[[ AVAILABLE DATA open ]]

# carrenD/Medical-Cross-Modality-Domain-Adaptation

Hardware: AMD Instinct MI355X
Metric: training slices/sec (256x256x3, B=16/GPU) joint segmenter+GAN step (1 dis update on B MR + B CT, clip, 1 gen update on B CT) (higher is better)
Workload: dtype f32; 1 GPU; BASELINE configs[3]: train_gan.py --phase train-gan joint step, B=16/GPU per domain, f32, dropout .75, mask critic on; global_batch=16, per_gpu_batch=16, parallelism=dp1, step_capture=False

## Files before the change

include/pnp_hip.h:

```cpp
#ifndef PNP_HIP_H
#define PNP_HIP_H

#include <stddef.h>
#include <stdint.h>

#ifdef __cplusplus
extern "C" {
#endif

#define PNP_OK 0
#define PNP_EINVAL (-1)
#define PNP_ELAUNCH (-2)
#define PNP_EWORKSPACE (-3)
#define PNP_ECOMM (-4)

#define PNP_DTYPE_F32 0
#define PNP_DTYPE_BF16 1
#define PNP_DTYPE_F64 2

#define PNP_PAD_ZERO 0
#define PNP_PAD_SYMMETRIC 1

int pnp_abi_version(void);
const char* pnp_last_error(void);
int pnp_device_info(int device, int* cu_count, int* clock_khz, int* lds_bytes, char* arch, int arch_len);

#define PNP_PROF_CONV_FWD 1
#define PNP_PROF_CONV_DGRAD 2
#define PNP_PROF_CONV_WGRAD 4
#define PNP_PROF_CONV_DIRECT 8
typedef struct pnp_prof_row {
    char name[128];
    int64_t launches;
    double ms, flops, bytes;
} pnp_prof_row;
int pnp_prof_enable(int32_t mask);
int pnp_prof_summary(pnp_prof_row* rows, int32_t max_rows);

typedef struct pnp_conv_geom {
    int32_t N, H, W, C;
    int32_t K, R, S;
    int32_t OH, OW;
    int32_t stride, dil;
    int32_t pad_t, pad_l;
    int32_t pad_mode;
    int32_t dtype;
} pnp_conv_geom;

int pnp_conv2d_fwd(const float* x, const float* w, float* y, const pnp_conv_geom* g,
                   float keep_prob, uint64_t seed, uint32_t stream_id, void* stream);
size_t pnp_conv2d_fwd_workspace_bytes(const pnp_conv_geom* g);
int pnp_conv2d_fwd_ws(const float* x, const float* w, float* y, const pnp_conv_geom* g,
                      float keep_prob, uint64_t seed, uint32_t stream_id,
                      void* workspace, size_t workspace_bytes, void* stream);

int32_t pnp_conv2d_fwd_stats_parts(const pnp_conv_geom* g);
int pnp_conv2d_fwd_stats(const float* x, const float* w, float* y, const pnp_conv_geom* g,
                         float keep_prob, uint64_t seed, uint32_t stream_id,
                         const float* shift , float* parts, size_t parts_bytes, void* stream);
int32_t pnp_conv2d_fwd_stats_ws_parts(const pnp_conv_geom* g);
int pnp_conv2d_fwd_stats_ws(const float* x, const float* w, float* y, const pnp_conv_geom* g,
                            float keep_prob, uint64_t seed, uint32_t stream_id,
                            const float* shift , float* parts, size_t parts_bytes,
// ... 245 lines not shown
```

medical-cross-modality-domain-adaptation_amd/_lib.py:

```python
import ctypes
import os

import torch

from ctypes import POINTER, c_char_p, c_float, c_int, c_int32, c_int64, c_size_t, c_uint32, c_uint64, c_void_p

_HERE = os.path.dirname(os.path.abspath(__file__))
LIB_PATH = os.environ.get("PNP_LIB") or os.path.join(_HERE, "libpnp_hip.so")

PAD_ZERO = 0
PAD_SYMMETRIC = 1
OPT_CHUNK = 1024
DTYPE_F32, DTYPE_BF16, DTYPE_F64 = 0, 1, 2
COMM_ID_BYTES = 128
(ROUTE_IGEMM, ROUTE_N16, ROUTE_NARROW, ROUTE_WINO, ROUTE_X3D, ROUTE_X3S, ROUTE_PHASES,
 ROUTE_WINO_WGRAD, ROUTE_X3W, ROUTE_N16_WGRAD, ROUTE_WGD, ROUTE_RING) = range(12)
ABI_VERSION = 4


class ConvGeom(ctypes.Structure):
    _fields_ = [(n, c_int32) for n in
                ("N", "H", "W", "C", "K", "R", "S", "OH", "OW", "stride", "dil", "pad_t", "pad_l", "pad_mode", "dtype")]

    def key(self):
        return tuple(getattr(self, f) for f, _ in self._fields_)


class ProfRow(ctypes.Structure):
    _fields_ = [("name", ctypes.c_char * 128), ("launches", c_int64), ("ms", ctypes.c_double), ("flops", ctypes.c_double),
                ("bytes", ctypes.c_double)]


class AugVolume(ctypes.Structure):
    _fields_ = [("image", c_void_p), ("label", c_void_p), ("X", c_int32), ("Y", c_int32), ("Z", c_int32), ("fill", c_float)]


class AugSample(ctypes.Structure):
    _fields_ = [("volume", c_int32), ("frame", c_int32), ("m", c_float * 6)]


class AugSampleZ(ctypes.Structure):
    _fields_ = [("volume", c_int32), ("frame", c_int32), ("dz", c_float), ("m", c_float * 6)]


PROF_CONV_FWD, PROF_CONV_DGRAD, PROF_CONV_WGRAD, PROF_CONV_DIRECT = 1, 2, 4, 8


class PnpError(RuntimeError):
    pass


_F = c_void_p
_G = POINTER(ConvGeom)

PROTOTYPES = {
    "pnp_abi_version": (c_int, []),
    "pnp_last_error": (c_char_p, []),
    "pnp_device_info": (c_int, [c_int, POINTER(c_int), POINTER(c_int), POINTER(c_int), c_char_p, c_int]),
    "pnp_prof_enable": (c_int, [c_int32]),
    "pnp_prof_summary": (c_int, [POINTER(ProfRow), c_int32]),
    "pnp_conv2d_fwd": (c_int, [_F, _F, _F, _G, c_float, c_uint64, c_uint32, c_void_p]),
    "pnp_conv2d_dgrad_workspace_bytes": (c_size_t, [_G]),
    "pnp_conv2d_dgrad": (c_int, [_F, _F, _F, _G, c_void_p, c_size_t, c_void_p]),
    "pnp_conv2d_dgrad_add": (c_int, [_F, _F, _F, _F, _G, c_void_p, c_size_t, c_void_p]),
    "pnp_conv2d_wgrad_workspace_bytes": (c_size_t, [_G]),
    "pnp_conv2d_wgrad": (c_int, [_F, _F, _F, _G, c_void_p, c_size_t, c_void_p]),
    "pnp_conv2d_wgrad_acc": (c_int, [_F, _F, _F, _G, c_void_p, c_size_t, c_void_p]),
    "pnp_conv2d_fwd_workspace_bytes": (c_size_t, [_G]),
    "pnp_conv2d_fwd_ws": (c_int, [_F, _F, _F, _G, c_float, c_uint64, c_uint32, c_void_p, c_size_t, c_void_p]),
    "pnp_conv2d_fwd_stats_parts": (c_int32, [_G]),
    "pnp_conv2d_fwd_stats": (c_int, [_F, _F, _F, _G, c_float, c_uint64, c_uint32, _F, _F, c_size_t, c_void_p]),
    "pnp_bn_stats_finish": (c_int, [_F, c_int32, _F, _F, _F, _F, _F, c_int64, c_int32, c_float, c_void_p]),
    "pnp_bn_fold": (c_int, [_F, _F, _F, _F, _F, _F, c_int32, c_float, c_void_p]),
    "pnp_conv2d_fwd_bn": (c_int, [_F, _F, _F, _G, c_float, c_uint64, c_uint32, _F, _F, _F, c_int32, c_float, c_void_p]),
    "pnp_conv2d_fwd_bn_ws": (c_int, [_F, _F, _F, _G, c_float, c_uint64, c_uint32, _F, _F, _F, c_int32, c_float, c_void_p, c_size_t, c_void_p]),
    "pnp_conv2d_fwd_stats_ws_parts": (c_int32, [_G]),
    "pnp_conv2d_fwd_stats_ws": (c_int, [_F, _F, _F, _G, c_float, c_uint64, c_uint32, _F, _F, c_size_t, c_void_p, c_size_t, c_void_p]),
    "pnp_conv2d_wino_chosen": (c_int32, [_G, c_int32]),
# ... 151 lines not shown
```

medical-cross-modality-domain-adaptation_amd/csrc/conv_wino.hip:

```cpp
#include <atomic>
#include <map>
#include <mutex>
#include "conv_common.h"
#include "conv_mma.h"

using namespace pnpconv;

namespace {

constexpr int NT = 256;

__device__ __forceinline__ f32x4 ld4(const float* p) { return *reinterpret_cast<const f32x4*>(p); }
__device__ __forceinline__ void st4(float* p, f32x4 v) { *reinterpret_cast<f32x4*>(p) = v; }

typedef __bf16 bf16x4 __attribute__((ext_vector_type(4)));
__device__ __forceinline__ void split3(float v, __bf16& hi, __bf16& mid, __bf16& lo) {
    hi = (__bf16)v;
    const float r = v - (float)hi;
    mid = (__bf16)r;
    lo = (__bf16)(r - (float)mid);
}
__device__ __forceinline__ void st4x3(__bf16* p, size_t pstride, f32x4 v) {
    bf16x4 h, m, l;
#pragma unroll
// ... 387 lines not shown
#pragma unroll
        for (int i = 0; i < NR; ++i) abase[i] = abase_n[i];
#pragma unroll
        for (int i = 0; i < NPB; ++i) boff[i] = boff_n[i];
        pos = pos_n; m0 = m0_n; n0 = n0_n;
        if (next_tail) in_tail = true;
        else local = nl;
    }
}

struct WinoOutArgs {
    const float* Mm;
    float* y;
    WinoGeom g;
    int K;
    int tiles_per_block;
    int do_drop;
    uint32_t drop_thresh, drop_key;
    float drop_keep;
    const pnp_step_params* sp;
    uint32_t drop_sid;
    const float* res_add;
    float* stat_ws;
    const float* stat_shift;
    const float* ep_scale;
    const float* ep_shift;
    const float* ep_res;
    int ep_cs;
    float ep_alpha;
    const float* Px;
    int tail_P, tail_F, tail_R, tail_s, tail_bn, nblk_m, nblk_n, gn;
};

template <int M, bool TS = false>
__global__ void __launch_bounds__(NT) wino_out_kernel(WinoOutArgs a) {
    constexpr int P = M + 2;
    __shared__ float red[NT * 8];
    const int K4 = a.K >> 2;
    const int kq0 = blockIdx.y * NT;
    const int K4s = (K4 - kq0) < NT ? (K4 - kq0) : NT;
    const int rpi = NT / K4s;
    const int tid = threadIdx.x;
    const int cg = tid % K4s, rsub = tid / K4s;
    const bool active = rsub < rpi;
    const int k = (kq0 + cg) * 4;
    const int t0 = blockIdx.x * a.tiles_per_block;
    int t1 = t0 + a.tiles_per_block;
    if (t1 > a.g.T) t1 = a.g.T;
    const size_t plane = (size_t)a.g.T * a.K;
    const uint32_t dkey = a.do_drop ? pnp_eff_drop_key(a.drop_key, a.sp, a.drop_sid) : 0u;
    const bool stats = a.stat_ws != nullptr;
    f32x4 s0 = {0, 0, 0, 0}, s1 = {0, 0, 0, 0};
    if (active) {
        f32x4 shift = {0, 0, 0, 0}, sc = {0, 0, 0, 0}, sh = {0, 0, 0, 0};
        if (stats && a.stat_shift) shift = ld4(a.stat_shift + k);
        if (a.ep_scale) {
            sc = ld4(a.ep_scale + k);
            sh = ld4(a.ep_shift + k);
        }
        const int cpad = (a.K - a.ep_cs) >> 1;
        for (int t = t0 + rsub; t < t1; t += rpi) {
            int n, pa, pb, ti, tj;
            tile_of(a.g, t, n, pa, pb, ti, tj);
            const float* src = a.Mm + (size_t)t * a.K + k;
            f32x4 m[P][P];
#pragma unroll
            for (int p = 0; p < P; ++p)
#pragma unroll
                for (int q = 0; q < P; ++q) m[p][q] = ld4(src + (size_t)(P * p + q) * plane);
            if constexpr (TS) {
                const int mt = t >> 7, nt = k / a.tail_bn;
                int bid;
                if (a.gn <= 0 || a.gn >= a.nblk_n) bid = mt * a.nblk_n + nt;
                else {
                    const int sc = nt / a.gn, left = a.nblk_n - sc * a.gn;
                    const int width = left < a.gn ? left : a.gn;
                    bid = sc * (a.nblk_m * a.gn) + mt * width + (nt - sc * a.gn);
                }
                const int nblk = a.nblk_m * a.nblk_n;
                int x = bid / a.tail_P, local = bid - x * a.tail_P;
                const size_t tsz = (size_t)128 * a.tail_bn;
                const size_t inner = (size_t)(t & 127) * a.tail_bn + (k - nt * a.tail_bn);
#pragma unroll
                for (int p = 0; p < P; ++p)
#pragma unroll
                    for (int q = 0; q < P; ++q) {
                        if (local >= a.tail_F) {
                            const float* px = a.Px + (size_t)(x * a.tail_R + local - a.tail_F) * (a.tail_s - 1) * tsz + inner;
                            for (int pc = 0; pc < a.tail_s - 1; ++pc) m[p][q] += ld4(px + pc * tsz);
                        }
                        local += nblk;
                        if (local >= a.tail_P) {
                            local -= a.tail_P;
                            ++x;
                        }
                    }
            }
            f32x4 o[M][M];
            if constexpr (M == 2) {
                f32x4 r[2][4];
#pragma unroll
                for (int q = 0; q < 4; ++q) {
                    r[0][q] = m[0][q] + m[1][q] + m[2][q];
                    r[1][q] = m[1][q] - m[2][q] - m[3][q];
                }
#pragma unroll
                for (int p = 0; p < 2; ++p) {
                    o[p][0] = r[p][0] + r[p][1] + r[p][2];
                    o[p][1] = r[p][1] - r[p][2] - r[p][3];
                }
            } else {
                f32x4 r[4][6];
#pragma unroll
                for (int q = 0; q < 6; ++q) {
                    f32x4 c4[4];
                    w4_at(m[0][q], m[1][q], m[2][q], m[3][q], m[4][q], m[5][q], c4);
#pragma unroll
                    for (int p = 0; p < 4; ++p) r[p][q] = c4[p];
                }
#pragma unroll
                for (int p = 0; p < 4; ++p) w4_at(r[p][0], r[p][1], r[p][2], r[p][3], r[p][4], r[p][5], o[p]);
            }
#pragma unroll
            for (int p = 0; p < M; ++p)
#pragma unroll
                for (int q = 0; q < M; ++q) {
                    const int u = M * ti + p, v = M * tj + q;
                    if (u >= a.g.Hso || v >= a.g.Wso) continue;
                    const size_t row = (size_t)(n * a.g.Ho + pa + a.g.dil * u) * a.g.Wo + pb + a.g.dil * v;
                    const size_t idx = row * a.K + k;
                    f32x4 val = o[p][q];
                    if (a.do_drop) {
#pragma unroll
                        for (int e = 0; e < 4; ++e)
                            val[e] = pnp_drop_keep((uint32_t)(idx + e), dkey, a.drop_thresh) ? val[e] / a.drop_keep : 0.f;
                    }
                    if (a.res_add) val += ld4(a.res_add + idx);
                    if (stats) {
#pragma unroll
                        for (int e = 0; e < 4; ++e) {
                            const float d = val[e] - shift[e];
                            s0[e] += d;
                            s1[e] = fmaf(d, d, s1[e]);
                        }
                    }
                    if (a.ep_scale) {
#pragma unroll
                        for (int e = 0; e < 4; ++e) val[e] = fmaf(val[e], sc[e], sh[e]);
                        if (a.ep_res) {
#pragma unroll
                            for (int e = 0; e < 4; ++e) {
                                const int cs = k + e - cpad;
                                if ((unsigned)cs < (unsigned)a.ep_cs) val[e] += a.ep_res[row * a.ep_cs + cs];
                            }
                        }
                        if (a.ep_alpha >= 0.f) {
#pragma unroll
                            for (int e = 0; e < 4; ++e) val[e] = val[e] < 0.f ? val[e] * a.ep_alpha : val[e];
                        }
                    }
                    st4(a.y + idx, val);
                }
        }
    }
    if (!stats) return;
#pragma unroll
    for (int e = 0; e < 4; ++e) {
        red[tid * 8 + e] = s0[e];
        red[tid * 8 + 4 + e] = s1[e];
    }
    __syncthreads();
    if (tid < K4s) {
        f32x4 a0 = {0, 0, 0, 0}, a1 = {0, 0, 0, 0};
        for (int j = 0; j < rpi; ++j) {
            const int tt = j * K4s + tid;
#pragma unroll
            for (int e = 0; e < 4; ++e) {
                a0[e] += red[tt * 8 + e];
                a1[e] += red[tt * 8 + 4 + e];
            }
        }
        st4(a.stat_ws + ((size_t)blockIdx.x * 2 + 0) * a.K + k, a0);
        st4(a.stat_ws + ((size_t)blockIdx.x * 2 + 1) * a.K + k, a1);
    }
}
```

[[ AVAILABLE DATA closed ]]

*EXERCISE PROMPT:*
Only the lines containing the word "active" should be returned from the data above.

*SOLVED EXERCISE:*
    const bool active = rsub < rpi;
    if (active) {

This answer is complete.